Inoculation experiments with asexual spores (or conidia) form a cornerstone in the research field of many fungal-plant pathosystems. This includes the need to carry out disease resistance screening [17, 21], comparative phenotypic assays [22], isolate maintanence, quantitative trait locus analyses of biparental populations and genome wide association studies of diversity panels [23, 24]. Already in 1977, the effects of substrate, temperature and photoperiod on sporulation of Ptr were studied [25]. Odvody and Boosalis (1981) reported a sporulation technique which involved carrying out an initial culture on potato-dextrose agar, transferring mycelial plugs onto V8 agar followed by induction of conidiophore production under a light source emitting wavelengths of less than 350nm, crucial for subsequent conidia production [26]. This method was further simplified by Raymond et al. (1985) by including both a PDA and V8 sector in the same petri dish to help induce conidiophore production [27]. It was not until Lamari and Bernier (1989) formulated their inoculum production method in 1989 which combined these culture media to a single V8-PDA agar, that this would become a commonly used method to collect Ptr conidia [28]. The Lamari/Bernier method is a modification of Raymonds et al. with the main adaptations being the use of a single medium (V8-PDA), growing the mycelial cultures in continuous darkness as well as further growing the transferred single plugs per petri dish in the dark. Conidiophore formation was induced by flooding the grown colony with water and flattening of the mycelia followed by a 24 light incubation. A subsequent dark incubation at 15°C induced conidia formation. However, this approach remained time-consuming and labour-intensive to harvest sufficient conidia numbers for applications such as infection assays [21]. To overcome this limitation, Dinglasan et al. (2016) raised conidia by overlaying infected wheat stubbles on a TS-susceptible wheat variety followed by overhead watering to generate a substantial amount of conidia (2x105 conidia in 20 ml of spore suspension) for infection studies. Despite the high inoculum number, the production of conidia using live plants from stubble-borne infection is time intensive and non-axenic, thus run the risk of containing co-infecting fungal pathogens of wheat [29].

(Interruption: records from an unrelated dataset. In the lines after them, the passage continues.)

+    __device__ __forceinline__ void row(const BnArgs& a, int64_t r, float (&v)[VEC], const float (&g)[VEC], float& amax) const {
+#pragma clang fp contract(off)
+        float f[VEC];
+        if (a.p > 0.f) drop_factors<VEC>(seed, r, c, nquad, a.p, scale, f);
+#pragma unroll
+        for (int t = 0; t < VEC; ++t) {
+            const float xh = (v[t] - mu[t]) * is[t];
+            float gg = g[t];
+            if (a.p > 0.f) gg *= f[t];
+            if (a.relu && !(fmaf(xh, sc[t], sh[t]) > 0.f)) gg = 0.f;
+            v[t] = sc[t] * is[t] * fmaf(-xh, mgx[t], gg - mg[t]);
+            if (t < nv) amax = fmaxf(amax, fabsf(v[t]));
+        }
+        if (a.dx) store_cols<VEC>(a.dx + r * a.lddx + c, v, a.wdx, nv);
+        if (a.hout) {
+            __half* ho = a.hout + r * a.ldh;
+            __half h1[VEC], h2[VEC];
+#pragma unroll
+            for (int t = 0; t < VEC; ++t) {
+                const float z = (t < nv ? v[t] : 0.f) * hs + 0.f;
+                h1[t] = __float2half_rn(z);
+                h2[t] = __float2half_rn((z - __half2float(h1[t])) * kHalvesShift);
+            }
+            if constexpr (VEC == 4) {
+                if (hquad) {
+                    *reinterpret_cast<uint2*>(ho + hdst[0]) = *reinterpret_cast<const uint2*>(h1);
+                    *reinterpret_cast<uint2*>(ho + hdst[0] + a.h2off) = *reinterpret_cast<const uint2*>(h2);
+                    return;
+                }
+            }
+#pragma unroll
+            for (int t = 0; t < VEC; t += 2) {
+                if (t >= nv) break;
+                if (VEC >= 2 && t + 1 < nv) {
+                    *reinterpret_cast<__half2*>(ho + hdst[t / 2]) = __halves2half2(h1[t], h1[t + 1]);
+                    *reinterpret_cast<__half2*>(ho + hdst[t / 2] + a.h2off) = __halves2half2(h2[t], h2[t + 1]);
+                } else {
+                    ho[hdst[t / 2]] = h1[t], ho[hdst[t / 2] + a.h2off] = h2[t];
+                }
+            }
+        }
+    }
+};
+
+template <int VEC>
 __global__ __launch_bounds__(kTX* kTY) void bn_act_bwd_apply_kernel(BnArgs a) {
     const int tx = threadIdx.x % kTX, ty = threadIdx.x / kTX;
     const int c = (blockIdx.x * kTX + tx) * VEC;
     float amax = 0.f;
     if (c < a.F) {
         const int nv = min(VEC, a.F - c);
-        float mu[VEC], is[VEC], sc[VEC], sh[VEC], mg[VEC], mgx[VEC];
-        load_param<VEC>(mu, a.mean, c, a.F, 0.f);
-        load_param<VEC>(is, a.invstd, c, a.F, 0.f);
-        load_param<VEC>(sc, a.w, c, a.F, 1.f);
-        load_param<VEC>(sh, a.b, c, a.F, 0.f);
-        load_param<VEC>(mg, a.sum_g, c, a.F, 0.f);
-        load_param<VEC>(mgx, a.sum_gx, c, a.F, 0.f);
-#pragma unroll
-        for (int t = 0; t < VEC; ++t) mg[t] *= a.inv_count, mgx[t] *= a.inv_count;
-        const float scale = a.p > 0.f ? 1.f / (1.f - a.p) : 1.f;
-        const int64_t nquad = (a.F + 3) / 4;
-        const uint64_t seed = eff_seed(a.seed, a.seed_offset);
+        const BwdApplyCols<VEC> cols(a, c);
         constexpr int UR = 4;
         const int64_t step = (int64_t)gridDim.y * kTY;
-        int hdst[(VEC + 1) / 2] = {};
-        bool hquad = false;
-        const float hs = a.hout ? a.hscale[0] : 1.f;
-        if (a.hout) {
-#pragma unroll
-            for (int t = 0; t < VEC; t += 2) {
-                const int cc = c + t, hd = cc / a.hD;
-                hdst[t / 2] = hd * a.hDP + (cc - hd * a.hD);
-            }
-            if constexpr (VEC == 4) hquad = nv == 4 && c / a.hD == (c + 3) / a.hD;
-        }
         for (int64_t r0 = (int64_t)blockIdx.y * kTY + ty; r0 < a.n; r0 += step * UR) {
             float v[UR][VEC], g[UR][VEC];
 #pragma unroll
@@ -688,46 +745,32 @@
             for (int u = 0; u < UR; ++u) {
                 const int64_t r = r0 + u * step;
                 if (r >= a.n) break;
-                float f[VEC];
-                if (a.p > 0.f) drop_factors<VEC>(seed, r, c, nquad, a.p, scale, f);
-#pragma unroll
-                for (int t = 0; t < VEC; ++t) {
-                    const float xh = (v[u][t] - mu[t]) * is[t];
-                    float gg = g[u][t];
-                    if (a.p > 0.f) gg *= f[t];
-                    if (a.relu && !(fmaf(xh, sc[t], sh[t]) > 0.f)) gg = 0.f;
-                    v[u][t] = sc[t] * is[t] * (gg - mg[t] - xh * mgx[t]);
-                    if (t < nv) amax = fmaxf(amax, fabsf(v[u][t]));
-                }
-                if (a.dx) store_cols<VEC>(a.dx + r * a.lddx + c, v[u], a.wdx, nv);
-                if (a.hout) {
-                    __half* ho = a.hout + r * a.ldh;
-                    __half h1[VEC], h2[VEC];
-#pragma unroll
-                    for (int t = 0; t < VEC; ++t) {
-                        const float z = (t < nv ? v[u][t] : 0.f) * hs;
-                        h1[t] = __float2half_rn(z);
-                        h2[t] = __float2half_rn((z - __half2float(h1[t])) * kHalvesShift);
-                    }
-                    if constexpr (VEC == 4) {
-                        if (hquad) {
-                            *reinterpret_cast<uint2*>(ho + hdst[0]) = *reinterpret_cast<const uint2*>(h1);
-                            *reinterpret_cast<uint2*>(ho + hdst[0] + a.h2off) = *reinterpret_cast<const uint2*>(h2);
-                            continue;
-                        }
-                    }
-#pragma unroll
-                    for (int t = 0; t < VEC; t += 2) {
-                        if (t >= nv) break;
-                        if (VEC >= 2 && t + 1 < nv) {
-                            *reinterpret_cast<__half2*>(ho + hdst[t / 2]) = __halves2half2(h1[t], h1[t + 1]);
-                            *reinterpret_cast<__half2*>(ho + hdst[t / 2] + a.h2off) = __halves2half2(h2[t], h2[t + 1]);
-                        } else {
-                            ho[hdst[t / 2]] = h1[t], ho[hdst[t / 2] + a.h2off] = h2[t];
-                        }
-                    }
-                }
-            }
+                cols.row(a, r, v[u], g[u], amax);
+            }
+        }
+    }
+    if (a.absmax) absmax_publish(wave_absmax(amax), a.absmax);
+}
+
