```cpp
template <int G, int HD, typename KVT, bool WIN>
static void launch_scores_mfma(
    dim3 grid, int smem, hipStream_t stream, const unsigned short* q,
    const KVT* kc, const int* block_table, const int* seq_lens,
    unsigned short* p_buf, float* part_ml, int nkv, int W, int bs, int C,
    long q_stride, float scale, const float* k_scale, int window) {
    if constexpr (sizeof(KVT) == 1) {
        if (k_scale != nullptr) {
            hipLaunchKernelGGL(
                (attn_scores_mfma_kernel<G, HD, KVT, true, WIN>), grid,
                dim3(DEC_BLOCK), smem, stream, q, kc, block_table, seq_lens,
                p_buf, part_ml, nkv, W, bs, C, q_stride, scale, k_scale,
                window);
            return;
        }
    }
    hipLaunchKernelGGL((attn_scores_mfma_kernel<G, HD, KVT, false, WIN>),
                       grid, dim3(DEC_BLOCK), smem, stream, q, kc,
                       block_table, seq_lens, p_buf, part_ml, nkv, W, bs, C,
                       q_stride, scale, nullptr, window);
}

template <int G, int HD, typename KVT, bool WIN>
static void launch_fused(
    dim3 grid, int smem, hipStream_t stream, const unsigned short* q,
    const KVT* kc, const KVT* vc, const int* block_table,
    const int* seq_lens, float* part_o, float* part_ml, unsigned short* out,
    float* out_ml, int nkv, int W, int bs, int C, long q_stride, float scale,
    const float* k_scale, const float* v_scale, int window) {
#define FUSED_GO(FOLD, SC)                                                     \
    hipLaunchKernelGGL(                                                        \
        (attn_decode_fused_kernel<G, HD, FOLD, KVT, SC, WIN>), grid,           \
        dim3(DEC_BLOCK), smem, stream, q, kc, vc, block_table, seq_lens,       \
        part_o, part_ml, out, out_ml, nkv, W, bs, C, q_stride, scale,          \
        k_scale, v_scale, window)
    const bool fold = grid.z == 1;
    if constexpr (sizeof(KVT) == 1) {
        if (k_scale != nullptr) {
            if (fold) FUSED_GO(true, true);
            else FUSED_GO(false, true);
            return;
        }
    }
    if (fold) FUSED_GO(true, false);
    else FUSED_GO(false, false);
#undef FUSED_GO
}

static bool pv_mfma_enabled() {
    static int pv_mfma = -1;
    if (pv_mfma < 0) {
        const char* e = getenv("BEE2BEE_PV_MFMA");
        pv_mfma = (e != nullptr && e[0] == '1') ? 1 : 0;
    }
    return pv_mfma == 1;
}

#define DEC_FUSED_AUTO_BF16 1
#define DEC_FUSED_AUTO_FP8 1
extern "C" void attn_decode_plan(int B, int nkv, int hd, int C, int fp8,
                                 int path, int max_z, int* Z_out,
                                 int* fused_out) {
    int Z = (4096 + B * nkv - 1) / (B * nkv);
    if (Z > C) Z = C;
    if (max_z > 0 && Z > max_z) Z = max_z;
    if (Z < 1) Z = 1;
    *Z_out = Z;
    const bool can = hd == 64 || hd == 128;
    if (path == 0)
        *fused_out = can && !pv_mfma_enabled() &&
                     (fp8 ? DEC_FUSED_AUTO_FP8 : DEC_FUSED_AUTO_BF16);
    else
        *fused_out = path == 2 && can;
}

extern "C" void launch_attn_decode(
    const unsigned short* q, const void* k_cache, const void* v_cache,
    const int* block_table, const int* seq_lens, unsigned short* p_buf,
    float* part_o, float* part_ml, unsigned short* out, float* out_ml,
    int B, int nkv,
    int G, int W, int bs, int hd, int C, long q_stride, float scale,
    int fp8, const float* k_scale, const float* v_scale, int window,
    int path, int max_z, hipStream_t stream) {
    int Z, fused;
    attn_decode_plan(B, nkv, hd, C, fp8, path, max_z, &Z, &fused);
    const bool pv_mfma = pv_mfma_enabled();
    dim3 grid(B, nkv, Z);
    dim3 cgrid(B, nkv, G);
    const int smem_s = ((G * hd * 2 + 15) & ~15) + DEC_WAVES * G * 2 * 4;
    const int smem_pv = DEC_CHUNK * G * 4 + DEC_CHUNK * 8 +
                        DEC_WAVES * G * hd * 4 +
                        G * hd * 4 + G * 8;
    const int smem_pvm = ((G * (DEC_CHUNK + 8) * 2 + 15) & ~15) +
                         DEC_CHUNK * 8 + 2 * hd * PVM_STRIDE * 2;
    const int smem_f = smem_pv + smem_s;
#define LAUNCH_T(GG, KVT, WIN)                                                 \
    do {                                                                       \
        const KVT* kc = reinterpret_cast<const KVT*>(k_cache);                 \
        const KVT* vc = reinterpret_cast<const KVT*>(v_cache);                 \
        if (fused) {                                                           \
            if (hd == 128)                                                     \
                launch_fused<GG, 128, KVT, WIN>(                               \
                    grid, smem_f, stream, q, kc, vc, block_table, seq_lens,    \
                    part_o, part_ml, out, out_ml, nkv, W, bs, C, q_stride,     \
                    scale, k_scale, v_scale, window);                          \
            else                                                               \
                launch_fused<GG, 64, KVT, WIN>(                                \
                    grid, smem_f, stream, q, kc, vc, block_table, seq_lens,    \
                    part_o, part_ml, out, out_ml, nkv, W, bs, C, q_stride,     \
                    scale, k_scale, v_scale, window);                          \
            if (Z > 1)                                                         \
                hipLaunchKernelGGL((attn_decode_combine_kernel<GG, WIN>),      \
                                   cgrid, dim3(DEC_BLOCK), 0, stream, part_o,  \
                                   part_ml, seq_lens, out, out_ml, nkv, hd, C, \
                                   window);                                    \
            break;                                                             \
        }                                                                      \
        if (hd == 128)                                                         \
            launch_scores_mfma<GG, 128, KVT, WIN>(                             \
                grid, smem_s, stream, q, kc, block_table, seq_lens, p_buf,     \
                part_ml, nkv, W, bs, C, q_stride, scale, k_scale, window);     \
        else if (hd == 64)                                                     \
            launch_scores_mfma<GG, 64, KVT, WIN>(                              \
                grid, smem_s, stream, q, kc, block_table, seq_lens, p_buf,     \
                part_ml, nkv, W, bs, C, q_stride, scale, k_scale, window);     \
        else                                                                   \
            hipLaunchKernelGGL((attn_scores_kernel<GG, KVT, WIN>), grid,       \
                               dim3(DEC_BLOCK), smem_s, stream, q, kc,         \
                               block_table, seq_lens, p_buf, part_ml, nkv, W,  \
                               bs, hd, C, q_stride, scale, k_scale, window);   \
        if (!WIN && hd == 128 && pv_mfma && !fp8) {                            \
            hipLaunchKernelGGL(attn_pv_mfma_kernel<GG>, grid,                  \
                               dim3(DEC_BLOCK), smem_pvm, stream,              \
// ... 24 lines not shown
#define LAUNCH(GG)                                                             \
    do {                                                                       \
        if (window > 0) {                                                      \
            if (fp8) LAUNCH_T(GG, unsigned char, true);                        \
            else LAUNCH_T(GG, unsigned short, true);                           \
        } else {                                                               \
            if (fp8) LAUNCH_T(GG, unsigned char, false);                       \
            else LAUNCH_T(GG, unsigned short, false);                          \
        }                                                                      \
    } while (0)
    switch (G) {
        case 1: LAUNCH(1); break;
        case 2: LAUNCH(2); break;
        case 3: LAUNCH(3); break;
        case 4: LAUNCH(4); break;
        case 5: LAUNCH(5); break;
        case 6: LAUNCH(6); break;
        case 7: LAUNCH(7); break;
        case 8: LAUNCH(8); break;
        default: LAUNCH(16); break;
    }
#undef LAUNCH
#undef LAUNCH_T
}
```

bee2bee_amd/ops/csrc/common.h:

```cpp
#pragma once

#include <hip/hip_runtime.h>
#include <hip/hip_bf16.h>

#define WAVE 64
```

In this study, we set out to develop an optimized sporulation protocol using in vitro culturing of Ptr that is simple, time-efficient and can consistently generate high spore inoculum numbers, free of mycelial/microbial contaminations. To efficiently harvest the conidia raised through this optimised approach, we devised a simple harvesting strategy by taking advantage of the hydrophobic property of fungal conidia. By adopting these modified approaches, we were able to devise a simple protocol that repeatedly generates three orders of magnitude more conidia per vegetative petri dish (3x106) compared to the Lamari and Bernier-based method [28]. Moreover, no mycelial contamination could be observed in the conidial extract. Here, we describe the modifications and optimisations that led to our inoculum production method and evaluate this optimized protocol on a range of Ptr isolates. We also tested this improved method on taxonomically related fungal pathogens of barley that causes net form diseases of barley, Pyrenophora teres f. teres and f. maculata, and similarly observed significant improvements in conidia production and purity.